15 July 2010
Day 110: Rise and Shine
There's a conversation in this book that I've had with countless numbers of people, mostly family. It basically goes like this:
"I'm not having kids."
"You'll change your mind."
You know what, fuck that. It doesn't matter if I'll change my mind in the future, at the moment, I. Do. Not. Want. Kids. Why not just take that at face value? If you wonder why teenagers get so pissed off, it might be because you don't take them seriously. I've had these feelings since I was about 12; that is over thirteen years that I've stuck with a decision. That's longer than most people like their tattoos.
Let's just pretend for a moment you really like doing things to your body that other people think are crazy, or you don't do things to your body that people think you should do. It's still your body and those people have no right to make comments about what you should and should not do. The only exception might be a doctor or other health professional, but even when it comes down to that you still have the right to fuck up your own body if you damn well please. When it comes down to it, deciding to have or not have children is still a decision about what to do with your body.
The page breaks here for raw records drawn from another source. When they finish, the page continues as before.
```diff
+            const uint32_t sub = min(FWD_NB - 1u, (uint32_t)((float)(min(max(depth, lo), hi) - lo) * scale));
+            if (tid < FWD_NB) s_hist[tid] = 0u;
             if (tid < 4u) s_ord[n + tid] = 0x7f800000u;
             s_si[tid] = 0u;
             __syncthreads();
+            uint32_t pos = 0u;
+            if (has) pos = atomicAdd(&s_hist[sub], 1u);
+            __syncthreads();
+            const bool wave_has = ((uint32_t)__builtin_amdgcn_readfirstlane((int)tid) & ~63u) < n;
+            uint32_t start = 0u, len = 0u;
+            if (wave_has) {
+                const uint32_t l = tid & 63u;
+                const uint32_t c = l < FWD_NB ? s_hist[l] : 0u;
+                uint32_t v = c;
+                v += (uint32_t)__builtin_amdgcn_update_dpp(0, (int)v, 0x111, 0xF, 0xF, true);
+                v += (uint32_t)__builtin_amdgcn_update_dpp(0, (int)v, 0x112, 0xF, 0xF, true);
+                v += (uint32_t)__builtin_amdgcn_update_dpp(0, (int)v, 0x114, 0xF, 0xF, true);
+                v += (uint32_t)__builtin_amdgcn_update_dpp(0, (int)v, 0x118, 0xF, 0xF, true);
+                const uint32_t t0 = (uint32_t)__builtin_amdgcn_readlane((int)v, 15);
+                const uint32_t t1 = (uint32_t)__builtin_amdgcn_readlane((int)v, 31);
+                const uint32_t t2 = (uint32_t)__builtin_amdgcn_readlane((int)v, 47);
+                v += (l >= 16u ? t0 : 0u) + (l >= 32u ? t1 : 0u) + (l >= 48u ? t2 : 0u);
+                start = (uint32_t)__shfl((int)(v - c), (int)sub, 64);
+                len = (uint32_t)__shfl((int)c, (int)sub, 64);
+                if (has) s_ord[start + pos] = depth;
+            }
+            __syncthreads();
             uint32_t lost = 0u;
-            if (((uint32_t)__builtin_amdgcn_readfirstlane((int)tid) & ~63u) < n) {
-                const uint32_t rk[1] = {(CGS_WHATIF & 32) ? tid : rank_loop_f32(reinterpret_cast<const float*>(s_ord), n, __uint_as_float(depth))};
+            if (wave_has) {
+                const uint32_t rk = (CGS_WHATIF & 32) ? tid
+                                    : start + rank_slice_f32(reinterpret_cast<const float*>(s_ord) + start, has ? len : 0u,
+                                                             __uint_as_float(depth));
                 if (has) {
                     float4 sa, sb;
                     stage_splat(ra, rb, sa, sb);
-                    const uint32_t slot = rk[0] + 1u;
+                    const uint32_t slot = rk + 1u;
                     s_geo[slot] = sa;
                     s_at[slot] = make_float4(sb.z, sb.w, sb.x, __builtin_amdgcn_logf(sb.y));
                     if (GEO) s_c[GEO ? slot : 0] = UNIT ? make_float4(rc.x, rc.y, rc.z, sb.w) : rc;
                     const uint32_t qm = (CGS_WHATIF & 128) ? 15u : quadrant_mask(ra, rb, tau2, X0, Y0);
-                    lost = atomicExch(&s_si[rk[0]], 0x100u | qm);
-                    bs.point_list[base + rk[0]] = TAG ? (id | (qm << LIST_TAG_SHIFT)) : id;
+                    lost = atomicExch(&s_si[rk], 0x100u | qm);
+                    bs.point_list[base + rk] = TAG ? (id | (qm << LIST_TAG_SHIFT)) : id;
                 }
             }
             prestaged = !__syncthreads_or((int)lost);
@@ -686,13 +720,13 @@
     else CGS_FWD3(false, false, false, false, ranges, point_list, BucketSort{});
 }
 bool render_fwd_can_sort(uint32_t cap) { return cap <= RANK_MAX; }
-void launch_render_fwd_sorting(hipStream_t s, bool geo, int tiles, const uint32_t* tile_count, const uint64_t* keys,
-                               uint32_t cap, uint2* ranges, uint32_t* total, uint32_t* point_list, int W, int H,
-                               int grid_x, const SplatRec* rec, float* final_T, uint32_t* n_contrib,
+void launch_render_fwd_sorting(hipStream_t s, bool geo, int tiles, const uint32_t* tile_count, const uint32_t* tile_depth,
+                               const uint64_t* keys, uint32_t cap, uint2* ranges, uint32_t* total, uint32_t* point_list, int W,
+                               int H, int grid_x, const SplatRec* rec, float* final_T, uint32_t* n_contrib,
                                const float* bg_color, float* out_color, float* out_invdepth, float* out_all_map, bool unit,
                                bool tag, float* color_clamped, float* dir_out, const float* wv) {
     ProfScope p("render_fwd", s);
-    const BucketSort bs{tile_count, keys, point_list, ranges, total, cap};
+    const BucketSort bs{tile_count, reinterpret_cast<const uint2*>(tile_depth), keys, point_list, ranges, total, cap};
     const ViewEpilogue epi{color_clamped, geo ? dir_out : nullptr, wv};
     const uint2* no_ranges = nullptr;
     const uint32_t* no_list = nullptr;
```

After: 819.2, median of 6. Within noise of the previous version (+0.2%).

People seem to forget that. It's not just a decision about lifestyle, but also about my body and my health. Children are great, I'm not denying that. I love my nephew, but I am a greedy, greedy person and I love my sleep. I am in no way prepared to deal with the little hellion that is likely to spring from my loins should I become pregnant. And please don't give me the whole, "No one is prepared speech." I've heard that one too. I don't think people realize exactly how tiresome the whole conversation is. So if you happen to be one of those people who condescends someone's decision not to produce children, please just bite your tongue and be thankful it's one less potential being to take up resources.